··· EXCERPTED DATA
template <typename T>
static int fwd_bwd_impl(sae_ctx* c, const T* x, int64_t M, hipStream_t s, bool backward) {
  const int d = c->d, d_p = c->d_p, n_p = c->n_p;
  const int64_t Mp = round_up(M, c->row_pad);
  const float alpha = (float)c->cfg.recon_alpha;
  const double* gs = (backward && c->dp_world > 0) ? c->stats : nullptr;
  ev_begin(c, KID_STEP_TOTAL, s);
  int rc = forward_impl<T>(c, x, M, Mp, s, backward);
  if (rc) return rc;
  const bool fold_finalize = c->use_fused_fwd && c->use_fused_bwd && backward && gs == nullptr && c->bwd_ranges == 1 &&
                             c->cfg.debug_flags != 78;
  if (c->use_fused_fwd && !fold_finalize) {
    StatsPush push{};
    if (gs && inline_stats(c)) {
      for (int r = 0; r < c->dp_world; ++r) push.inbox[r] = c->p2p_sig[r] + P2P_SIG_WORDS;
      push.rank = c->p2p_rank; push.world = c->dp_world; push.epoch = ++c->p2p_epoch_push;
      push.timeout_ticks = c->p2p_timeout_ticks; push.status = c->p2p_status; push.status_host = c->p2p_status_hostdev; push.gstats_out = c->stats;
    } else if (gs && c->dist) {
      HIP_TRY(hipStreamWaitEvent(s, c->ev_stats, 0));
    }
    if (push.world > 0) ev_begin(c, KID_STATS_XCHG, s);
// ... 161 lines not shown
        rc = launch_dw(g, e, r0);
        if (rc) return rc;
        if (direct && g.tail_tiles > 0)
          hipLaunchKernelGGL(reduce_tail_kernel, dim3(g.tail_tiles, 16), dim3(256), 0, s, c->dw_tail, c->G, n_p, d_p / 256, n_p / 256,
                             g.tail_tiles, g.tail_pieces);
        if (chunked) {
          const int64_t off4 = (int64_t)r0 * n_p / 4, n4 = (int64_t)rows * n_p / 4;
          hipLaunchKernelGGL(reduce_slabs_kernel, dim3((unsigned)((n4 + 255) / 256)), dim3(256), 0, s, c->slab + 4 * off4,
                             c->G + 4 * off4, n4, c->nW / 4, splits);
          notify_grads(c, 4 * off4, 4 * n4, s);
        }
      }
      if (!col_chunked) {
        ev_end(c, KID_DW, s);
        dw_chunked_any = chunked;
        dw_chunked = chunked || direct;
      }
    }
    ev_begin(c, KID_REDUCE, s);
    if (c->use_fused_bwd && c->bwd_ranges > 1) {
      c->gn_blocks = 256 * c->bwd_ranges;
      c->gn_valid = true;
    } else if (c->use_fused_bwd) {
      const int64_t nW4 = c->nW / 4, n4 = c->nparams / 4;
      const int blocks = grid_for(n4, 1024);
      LossFinalize fin{};
      if (fold_finalize) {
        fin.l1_part = c->l1_part; fin.sq_part = c->sq_part; fin.cnt_part = c->cnt_part; fin.n_parts = (int)(Mp / 128);
        fin.scal = c->scal; fin.metrics = c->G + c->nparams; fin.M = M; fin.d = d; fin.alpha = alpha;
      }
      hipLaunchKernelGGL(reduce_grads_kernel, dim3(blocks), dim3(256), 0, s, c->slab, nW4, splits, c->db_part, db_rows, n_p,
                         c->G, nW4, n4, c->gn_part,
                         (c->dist && c->dp_world > 0 && c->payload == SAE_DTYPE_BF16) ? c->Gb : (bf16_t*)nullptr, fin,
                         (c->bwd_ranges == 1 && c->bal_m > 0 && (int)(Mp / BF_BM) >= 64) ? c->bal_m : 0);
      c->gn_blocks = blocks;
      c->gn_valid = true;
    } else {
      const int64_t n4 = c->nW / 4;
      if (!dw_chunked)
        hipLaunchKernelGGL(reduce_slabs_kernel, dim3((unsigned)((n4 + 255) / 256)), dim3(256), 0, s, c->slab, c->G, n4, n4,
                           splits);
      hipLaunchKernelGGL(reduce_db_kernel, dim3(n_p / 32), dim3(256), 0, s, c->db_part, c->G + c->nW, db_rows, n_p);
      c->gn_valid = false;
    }
    ev_end(c, KID_REDUCE, s);
  }
  if (!c->use_fused_fwd)
    hipLaunchKernelGGL(finalize_losses_kernel, dim3(1), dim3(1024), 0, s, c->l1_part, (int)((Mp / 128) * (n_p / 128)),
                       c->sq_part, (int)((Mp / 128) * (d_p / 128)), c->scal, c->G + c->nparams, M, d, alpha,
                       (const float*)nullptr, 0, gs, StatsPush{});
  if (backward) {
    const int64_t total = c->nparams + SAE_NUM_METRICS;
    if (c->use_fused_bwd && c->dist && c->dp_world > 0) {
      const int nr = c->bwd_ranges, cols = n_p / nr;
      fused_exchange(c, nr - 1, nr, (nr - 1) * cols, cols, true, s);
    } else if (dw_chunked_any) notify_grads(c, c->nW, total - c->nW, s);
    else notify_grads(c, 0, total, s);
  }
  ev_end(c, KID_STEP_TOTAL, s);
// ... 544 lines not shown
  a.grad_scale = (float)grad_scale;
  a.clip_thresh = (float)c->cfg.clip_thresh;
  a.weight_decay = (float)c->cfg.weight_decay;
  a.beta1 = (float)b1;
  a.beta2 = (float)b2;
  a.eps = (float)c->cfg.eps;
  a.one_minus_beta1 = (float)(1.0 - b1);
  a.one_minus_beta2 = (float)(1.0 - b2);
  a.bc1 = (float)bc1;
  a.bc2_sqrt = (float)sqrt(bc2);
  a.step_size = (float)(lr / bc1);
  a.is_radam = c->cfg.optimizer == SAE_OPT_RADAM;
  a.scale_metrics = c->metrics_fresh ? 1 : 0;
  c->metrics_fresh = false;
  if (a.is_radam) {
    const double rho_inf = 2.0 / (1.0 - b2) - 1.0;
    const double rho_t = rho_inf - 2.0 * t * pow(b2, t) / bc2;
    a.rectify = rho_t > 5.0;
    a.rect = a.rectify ? (float)sqrt((rho_t - 4) * (rho_t - 2) * rho_inf / ((rho_inf - 4) * (rho_inf - 2) * rho_t)) : 0.f;
  }
  ev_begin(c, KID_OPT, s);
  const int64_t n4 = c->nparams / 4;
  int gblocks = grid_for(n4, 1024);
  if (c->grads_in_bf16) {
    hipLaunchKernelGGL(gnorm_from_bf16_kernel, dim3(gblocks), dim3(256), 0, s, c->Gb, c->G, n4, a.grad_scale, c->gn_part);
    c->grads_in_bf16 = false;
  } else if (c->gn_valid && grad_scale == 1.0 && c->step_fused_call) {
    gblocks = c->gn_blocks;
  } else {
    hipLaunchKernelGGL(gnorm_partial_kernel, dim3(gblocks), dim3(256), 0, s, c->G, n4, a.grad_scale, c->gn_part);
  }
  c->gn_valid = false;
  const int oblocks = grid_for(n4, 2048);
  if (!c->topk && !c->fp8 && c->d_p <= 384 && c->cfg.debug_flags != 79 && c->cfg.debug_flags != 80) {
    const int norm_on_load = (c->wn_pending && c->wn_fwd_seen) ? 1 : 0;
    hipLaunchKernelGGL(optimizer_l1_cols_kernel, dim3(c->n_p / OPTC_COLS + c->n_p / 128), dim3(OPTC_THREADS), optc_lds_bytes(c->d_p), s, c->P,
                       c->Mom, c->Var, c->G, c->d_p, c->n_p, c->gn_part, gblocks, a, c->G + c->nparams, c->cnorm, norm_on_load, c->Wb,
                       c->Wt);
    c->wn_pending = true;
    c->wn_fwd_seen = false;
    c->cn_valid = false;
  } else if (!c->topk && c->cfg.debug_flags != 79) {
    settle_weights(c, s);
    hipLaunchKernelGGL(optimizer_l1_kernel, dim3(c->n_p / 128, c->d_p / 32 + 1), dim3(256), 0, s, c->P, c->Mom, c->Var, c->G, c->d_p,
                       c->n_p, c->gn_part, gblocks, a, c->G + c->nparams, c->cn_part);
    c->cn_valid = true;
// ... 7 lines not shown
    hipLaunchKernelGGL(optimizer_kernel, dim3(oblocks), dim3(256), 0, s, c->P, c->Mom, c->Var, c->G, n4, c->gn_part, gblocks,
                       a, c->G + c->nparams, cast);
    c->cn_valid = false;
    c->wb_valid = c->topk;
  }
  if (c->topk)
    hipLaunchKernelGGL(nfsf_update_kernel, dim3((c->n + 255) / 256), dim3(256), 0, s, c->nfsf, c->G + c->nparams + SAE_NUM_METRICS,
                       c->n, (long long)(c->last_M * (grad_scale > 0 ? (long long)llround(1.0 / grad_scale) : 1)),
                       c->dp_world > 0 ? c->stats : (const double*)nullptr);
  ev_end(c, KID_OPT, s);
  HIP_TRY(hipGetLastError());
  return SAE_OK;
}

extern "C" int sae_set_topk_options(sae_ctx* c, double dead_feature_threshold, int64_t rows_per_file) {
  if (!c) return fail(SAE_ERR_INVALID, "null argument");
  if (!c->topk) return fail(SAE_ERR_STATE, "not a topk context");
  c->dead_threshold = dead_feature_threshold;
  c->rows_per_file = rows_per_file;
  return SAE_OK;
}

extern "C" int sae_step(sae_ctx* c, const void* x, int64_t M, int x_dtype, double lr, void* stream) {
  int rc = sae_forward_backward(c, x, M, x_dtype, stream);
  if (rc) return rc;
  c->step_fused_call = c->dp_world == 0 || c->gn_from_exchange;
  rc = sae_optimizer_step(c, lr, 1.0, stream);
  c->step_fused_call = false;
  return rc;
}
······
**TASK TO COMPLETE**
Select all lines in the listing above where the word "else" appears, and show them.

**ANSWER BELOW**
    } else if (gs && c->dist) {
    } else if (c->use_fused_bwd) {
    } else {
    } else if (dw_chunked_any) notify_grads(c, c->nW, total - c->nW, s);
    else notify_grads(c, 0, total, s);
  } else if (c->gn_valid && grad_scale == 1.0 && c->step_fused_call) {
  } else {
  } else if (!c->topk && c->cfg.debug_flags != 79) {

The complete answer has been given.